Escape from the Mayo Clinic: Teen accuses hospital of 'medical kidnapping' - HoppedUpMenace
https://www.cnn.com/2018/08/13/health/mayo-clinic-escape-1-eprise/index.html
======
tomcam
Anecdata: Have been there multiple times for treatment of a severely
handicapped child. Found them to be the best run hospital I have ever visited
by far, and I have more than one severely handicapped child. I see a lot of
hospitals every year.

Not to say this didn't happen. The story seems surprisingly well reported and
sourced. If it's true I hope the hammer falls on the people responsible.
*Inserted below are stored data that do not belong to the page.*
+template <bool FLIP, int ACT>
+__global__ __launch_bounds__(256) void dwconv_band_kernel(const bf16_t* __restrict__ x, const float* __restrict__ w,
+                                                          const float* __restrict__ bias, bf16_t* __restrict__ y, bf16_t* __restrict__ z,
+                                                          BandGeom G, int act_rt) {
+  const int act = ACT >= 0 ? ACT : act_rt;
+  const Item it = band_item(G);
+  if (!it.on) return;
+  float wt[9][V], bs[V];
+  load_taps(w, bias, it.c0, FLIP, wt, bs);
+  Row a = load_row(x, it, G.ld, it.y0 - 1, true), b = load_row(x, it, G.ld, it.y0, true), c = load_row(x, it, G.ld, it.y0 + 1, true);
+  for (int yo = it.y0; yo < it.y1; yo++) {
+    const Row n = load_row(x, it, G.ld, yo + 2, yo + 2 <= it.y1);
+    float acc[XT][V];
+    stencil(a, b, c, wt, bs, acc);
+    const long off = it.base + ((long)yo * it.Ws + it.x0) * G.ld;
+#pragma unroll
+    for (int t = 0; t < XT; t++) {
+      Vec16<bf16_t> o;
+      if (!FLIP && z) {
+#pragma unroll
+        for (int j = 0; j < V; j++) o.v[j] = from_f32<bf16_t>(acc[t][j]);
+        *(uint4*)(z + off + (long)t * G.ld) = as_u4(o);
+      }
+#pragma unroll
+      for (int j = 0; j < V; j++) o.v[j] = from_f32<bf16_t>(FLIP ? acc[t][j] : apply_act(acc[t][j], act));
+      *(uint4*)(y + off + (long)t * G.ld) = as_u4(o);
+    }
+    a = b; b = c; c = n;
+  }
+}
+
+__device__ __forceinline__ uint4 act_dz(uint4 zr, uint4 gr, int act) {
+  const Vec16<bf16_t> a = as_vec<bf16_t>(zr), g = as_vec<bf16_t>(gr);
+  Vec16<bf16_t> o;
+#pragma unroll
+  for (int j = 0; j < V; j++) o.v[j] = from_f32<bf16_t>(to_f32(g.v[j]) * act_grad(to_f32(a.v[j]), act));
+  return as_u4(o);
+}
+
+template <int ACT, bool SELF>
+__global__ __launch_bounds__(256) void dwconv_band_dgrad_act_kernel(const bf16_t* __restrict__ z, const bf16_t* __restrict__ dy,
+                                                                    const float* __restrict__ w, bf16_t* __restrict__ dx,
+                                                                    bf16_t* __restrict__ dzo, BandGeom G, int act_rt) {
+  __shared__ uint4 edge[2][256][2];
+  const int act = ACT >= 0 ? ACT : act_rt;
+  const Item it = band_item(G);
+  const int tid = threadIdx.x, lane = tid / CVB;
+  float wt[9][V], bs[V];
+  if (it.on) load_taps(w, nullptr, it.c0, true, wt, bs);
+  else {
+#pragma unroll
+    for (int j = 0; j < V; j++) {
+      bs[j] = 0.f;
+#pragma unroll
+      for (int t = 0; t < 9; t++) wt[t][j] = 0.f;
+    }
+  }
+  const bool lz = it.cg == 0, rz = it.cg == it.ncg - 1;
+  const bool lself = SELF && !lz && lane == 0, rself = SELF && !rz && lane == NL - 1;
+  Row a = zero_row(), b = zero_row(), c = zero_row();
+  uint4 zc[XT], gc[XT];
+  {
+    const int yi = it.y0 - 1;
+    const bool rv = it.on && yi >= 0;
+    const long off = it.base + ((long)yi * it.Ws + it.x0) * G.ld;
+#pragma unroll
+    for (int t = 0; t < XT; t++) {
+      zc[t] = rv ? *(const uint4*)(z + off + (long)t * G.ld) : make_uint4(0, 0, 0, 0);
+      gc[t] = rv ? *(const uint4*)(dy + off + (long)t * G.ld) : make_uint4(0, 0, 0, 0);
+    }
+  }
+  for (int i = 0; i < G.R + 2; i++) {
+    const int yi = it.y0 - 1 + i, p = i & 1;
+    const bool rv = it.on && yi >= 0 && yi < it.Hs && yi <= it.y1;
+    uint4 zn[XT], gn[XT];
+    {
+      const bool nv = it.on && yi + 1 < it.Hs && yi + 1 <= it.y1;
+      const long off = it.base + ((long)(yi + 1) * it.Ws + it.x0) * G.ld;
+#pragma unroll
+      for (int t = 0; t < XT; t++) {
+        zn[t] = nv ? *(const uint4*)(z + off + (long)t * G.ld) : make_uint4(0, 0, 0, 0);
+        gn[t] = nv ? *(const uint4*)(dy + off + (long)t * G.ld) : make_uint4(0, 0, 0, 0);
+      }
+    }
+    Row n;
+    const long roff = it.base + ((long)yi * it.Ws + it.x0) * G.ld;
+#pragma unroll
+    for (int t = 0; t < XT; t++) n.c[1 + t] = rv ? act_dz(zc[t], gc[t], act) : make_uint4(0, 0, 0, 0);
+    if (rv && yi >= it.y0 && yi < it.y1) {
+#pragma unroll
+      for (int t = 0; t < XT; t++) *(uint4*)(dzo + roff + (long)t * G.ld) = n.c[1 + t];
+    }
+    edge[p][tid][0] = n.c[1];
+    edge[p][tid][1] = n.c[XT];
+    __syncthreads();
+    n.c[0] = make_uint4(0, 0, 0, 0);
+    n.c[XT + 1] = make_uint4(0, 0, 0, 0);
+    if (rv) {
+      if (lself) n.c[0] = act_dz(*(const uint4*)(z + roff - G.ld), *(const uint4*)(dy + roff - G.ld), act);
+      else if (!lz) n.c[0] = edge[p][tid - CVB][1];
+      if (rself) n.c[XT + 1] = act_dz(*(const uint4*)(z + roff + (long)XT * G.ld), *(const uint4*)(dy + roff + (long)XT * G.ld), act);
+      else if (!rz) n.c[XT + 1] = edge[p][tid + CVB][0];
+    }
+    a = b; b = c; c = n;
+    const int yo = yi - 1;
+    if (i >= 2 && it.on && yo < it.y1) {
+      float acc[XT][V];
+      stencil(a, b, c, wt, bs, acc);
+      const long off = it.base + ((long)yo * it.Ws + it.x0) * G.ld;
+#pragma unroll
+      for (int t = 0; t < XT; t++) {
+        Vec16<bf16_t> o;
+#pragma unroll
+        for (int j = 0; j < V; j++) o.v[j] = from_f32<bf16_t>(acc[t][j]);
+        *(uint4*)(dx + off + (long)t * G.ld) = as_u4(o);
+      }
+    }
+#pragma unroll
+    for (int t = 0; t < XT; t++) { zc[t] = zn[t]; gc[t] = gn[t]; }
+  }
+}
+
+__global__ __launch_bounds__(256) void dwconv_band_wgrad_kernel(const bf16_t* __restrict__ x, const bf16_t* __restrict__ dz,
+                                                                float* __restrict__ part, BandGeom G) {
+  __shared__ float red[5][256 * V];
+  const Item it = band_item(G);
+  float aw[10][V];
+#pragma unroll
+  for (int k = 0; k < 10; k++)
+#pragma unroll
+    for (int j = 0; j < V; j++) aw[k][j] = 0.f;
+  if (it.on) {
+    Row a = load_row(x, it, G.ld, it.y0 - 1, true), b = load_row(x, it, G.ld, it.y0, true), c = load_row(x, it, G.ld, it.y0 + 1, true);
+    uint4 gc[XT];
+#pragma unroll
+    for (int t = 0; t < XT; t++) gc[t] = *(const uint4*)(dz + it.base + ((long)it.y0 * it.Ws + it.x0 + t) * G.ld);
+    for (int yo = it.y0; yo < it.y1; yo++) {
+      const Row n = load_row(x, it, G.ld, yo + 2, yo + 2 <= it.y1);
+      uint4 gn[XT];
+#pragma unroll
+      for (int t = 0; t < XT; t++)
+        gn[t] = yo + 1 < it.y1 ? *(const uint4*)(dz + it.base + ((long)(yo + 1) * it.Ws + it.x0 + t) * G.ld) : make_uint4(0, 0, 0, 0);
+      float gf[XT][V];
+#pragma unroll
+      for (int t = 0; t < XT; t++) {
+        const Vec16<bf16_t> g = as_vec<bf16_t>(gc[t]);
+#pragma unroll
+        for (int j = 0; j < V; j++) { gf[t][j] = to_f32(g.v[j]); aw[9][j] += gf[t][j]; }
+      }
+#pragma unroll
+      for (int ky = 0; ky < 3; ky++) {
+        const Row& r = ky == 0 ? a : (ky == 1 ? b : c);
+#pragma unroll
+        for (int cc = 0; cc < XT + 2; cc++) {
+          const Vec16<bf16_t> v = as_vec<bf16_t>(r.c[cc]);
+          float f[V];
+#pragma unroll
+          for (int j = 0; j < V; j++) f[j] = to_f32(v.v[j]);
+#pragma unroll
+          for (int kx = 0; kx < 3; kx++) {
+            const int t = cc - kx;
+            if (t >= 0 && t < XT) {
+#pragma unroll
+              for (int j = 0; j < V; j++) aw[ky * 3 + kx][j] += f[j] * gf[t][j];
+            }
+          }
+        }
+      }
+      a = b; b = c; c = n;
+#pragma unroll
+      for (int t = 0; t < XT; t++) gc[t] = gn[t];
+    }
+  }
+  const int slab = it.slab;
+  constexpr int NCOL = CVB * V;
+#pragma unroll
+  for (int half = 0; half < 2; half++) {
+#pragma unroll
+    for (int k = 0; k < 5; k++)
+#pragma unroll
+      for (int j = 0; j < V; j++) red[k][threadIdx.x * V + j] = aw[half * 5 + k][j];
+    __syncthreads();
+    for (int o = threadIdx.x; o < 5 * NCOL; o += 256) {
+      const int k5 = o / NCOL, ci = o - k5 * NCOL;
+      const int ch = slab * NCOL + ci;
+      if (ch >= G.C) continue;
+      float s0 = 0.f, s1 = 0.f, s2 = 0.f, s3 = 0.f;
+#pragma unroll
+      for (int q = 0; q < NL; q += 4) {
+        s0 += red[k5][q * NCOL + ci];
+        s1 += red[k5][(q + 1) * NCOL + ci];
+        s2 += red[k5][(q + 2) * NCOL + ci];
+        s3 += red[k5][(q + 3) * NCOL + ci];
+      }
+      part[((long)it.prow * 10 + half * 5 + k5) * G.C + ch] = (s0 + s1) + (s2 + s3);
+    }
+    __syncthreads();
+  }
+}
+
+__global__ __launch_bounds__(256) void dwconv_band_finalize_kernel(const float* __restrict__ part, float* __restrict__ dw,
+                                                                   float* __restrict__ db, int rows, int C, int accum) {
+  __shared__ float red[8][33];
+  const int col = threadIdx.x & 31, sl = threadIdx.x >> 5;
+  const int i = blockIdx.x * 32 + col, n = C * 10;
+  float s0 = 0.f, s1 = 0.f, s2 = 0.f, s3 = 0.f;
+  if (i < n) {
+    int r = sl;
+    for (; r + 24 < rows; r += 32) {
+      s0 += part[(long)r * n + i];
+      s1 += part[(long)(r + 8) * n + i];
+      s2 += part[(long)(r + 16) * n + i];
+      s3 += part[(long)(r + 24) * n + i];
+    }
+    for (; r < rows; r += 8) s0 += part[(long)r * n + i];
+  }
+  red[sl][col] = (s0 + s1) + (s2 + s3);
+  __syncthreads();
+  if (sl == 0 && i < n) {
+    float t = 0.f;
+#pragma unroll
+    for (int q = 0; q < 8; q++) t += red[q][col];
+    const int k = i / C, c = i - k * C;
+    if (k < 9) dw[c * 9 + k] = accum ? dw[c * 9 + k] + t : t;
+    else if (db) db[c] = accum ? db[c] + t : t;
+  }
+}
+
+bool band_shape_ok(int dtype, int B, int H, int W, int C, int pyramid) {
+  if (!g_dwconv_band || dtype != DU_BF16 || B <= 0 || H <= 0 || W <= 0 || C <= 0 || C % V) return false;
+  if (pyramid) {
+    if ((H & 1) || (W & 1) || (W / 2) % XT) return false;
+    if ((long)B * 21 * ((long)H * W / 4) * ((C + 63) / 64) > 0x3fffffffL) return false;
+  } else {
+    if (W % XT) return false;
+    if ((long)B * H * W * ((C + 63) / 64) > 0x3fffffffL) return false;
+  }
+  return true;
+}
+
+void band_count(BandGeom& G, int B) {
+  int wg = 0, row = 0;
+  for (int l = 0; l < G.nlev; l++) {
+    G.ncg[l] = G.Ws[l] / XT;
+    G.nbands[l] = (G.Hs[l] + G.R - 1) / G.R;
+    G.nitems[l] = B * G.nbands[l] * G.ncg[l];
+    G.nblk[l] = (G.nitems[l] + NL - 1) / NL;
+    G.wg0[l] = wg; G.row0[l] = row;
+    wg += G.nblk[l] * G.nslab; row += G.nblk[l];
+  }
+  G.wg0[G.nlev] = wg;
+}
+
+int band_rows(const BandGeom& G) { return G.row0[G.nlev - 1] + G.nblk[G.nlev - 1]; }
+
+BandGeom band_geom(int B, int H, int W, int C, int pyramid, long ld, long bs, int rows_cap) {
+  BandGeom G{};
+  G.ld = ld; G.bs = bs; G.C = C;
+  G.nslab = (C + CVB * V - 1) / (CVB * V);
+  if (pyramid) {
+    const int n = (H * W) >> 2;
+    G.nlev = 3;
+    G.Hs[0] = 2 * H; G.Ws[0] = 2 * W; G.s0[0] = 0;
+    G.Hs[1] = H; G.Ws[1] = W; G.s0[1] = 16 * n;
+    G.Hs[2] = H >> 1; G.Ws[2] = W >> 1; G.s0[2] = 20 * n;
+  } else {
+    G.nlev = 1;
+    G.Hs[0] = H; G.Ws[0] = W; G.s0[0] = 0;
+  }
+  const int forced = rows_cap > 0 ? (g_dwconv_band >> 8) & 0xff : (g_dwconv_band >= 2 ? g_dwconv_band & 0xff : 0);
+  if (forced >= 2) G.R = forced;
+  else {
+    const int slots = 512;
+    long best = 0;
+    int pick = 4;
+    for (int r = 4; r <= 16; r++) {
+      G.R = r;
+      band_count(G, B);
+      const long cost = (long)((G.wg0[G.nlev] + slots - 1) / slots) * (2 * r + 3);
+      if (r == 4 || cost < best) { best = cost; pick = r; }
+    }
+    G.R = pick;
+  }
+  for (;;) {
+    band_count(G, B);
+    if (rows_cap <= 0 || band_rows(G) <= rows_cap || G.R >= G.Hs[0]) break;
+    G.R *= 2;
+  }
+  return G;
+}
+
+constexpr int WGRAD_ROWS_CAP = 512;
+
+void band_forward(const bf16_t* x, const float* w, const float* bias, bf16_t* y, bf16_t* z, const BandGeom& G, int act, hipStream_t st) {
+  const dim3 grid(G.wg0[G.nlev]), block(256);
+  if (act == DU_ACT_GELU) hipLaunchKernelGGL((dwconv_band_kernel<false, DU_ACT_GELU>), grid, block, 0, st, x, w, bias, y, z, G, act);
+  else if (act == DU_ACT_NONE) hipLaunchKernelGGL((dwconv_band_kernel<false, DU_ACT_NONE>), grid, block, 0, st, x, w, bias, y, z, G, act);
+  else hipLaunchKernelGGL((dwconv_band_kernel<false, -1>), grid, block, 0, st, x, w, bias, y, z, G, act);
+}
+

But
anyone who has been on the business end of a journalist knows that accurate
reportage is exceptionally rare.

------
TillE
> Alyssa signed the form, but Plumbo declined to answer CNN's questions on the
> record.

This is such an infuriatingly typical corporate sleazebag move: "We _can 't_
comment because of privacy reasons." Consent is provided. "Uhhhh actually
still no comment."

A hyper-cautious approach _might_ hypothetically provide some marginal
protection in the case of a lawsuit, but it sure makes you look like garbage
to any independent reporter.

------
pasbesoin
I decided I can't say as much as I originally did, but I've observed first
hand, in a close relative, how the Mayo Clinics misdiagnosed and mis-treated a
problem for three years. It was only a chance conversation with a business
associate, who had a family member who was expeditiously and effectively
treated for the same class of problem, that resulted in my relative seeing
their doctor and getting that effective treatment. Only, in three years, a lot
of systemic and chronic damage had been done.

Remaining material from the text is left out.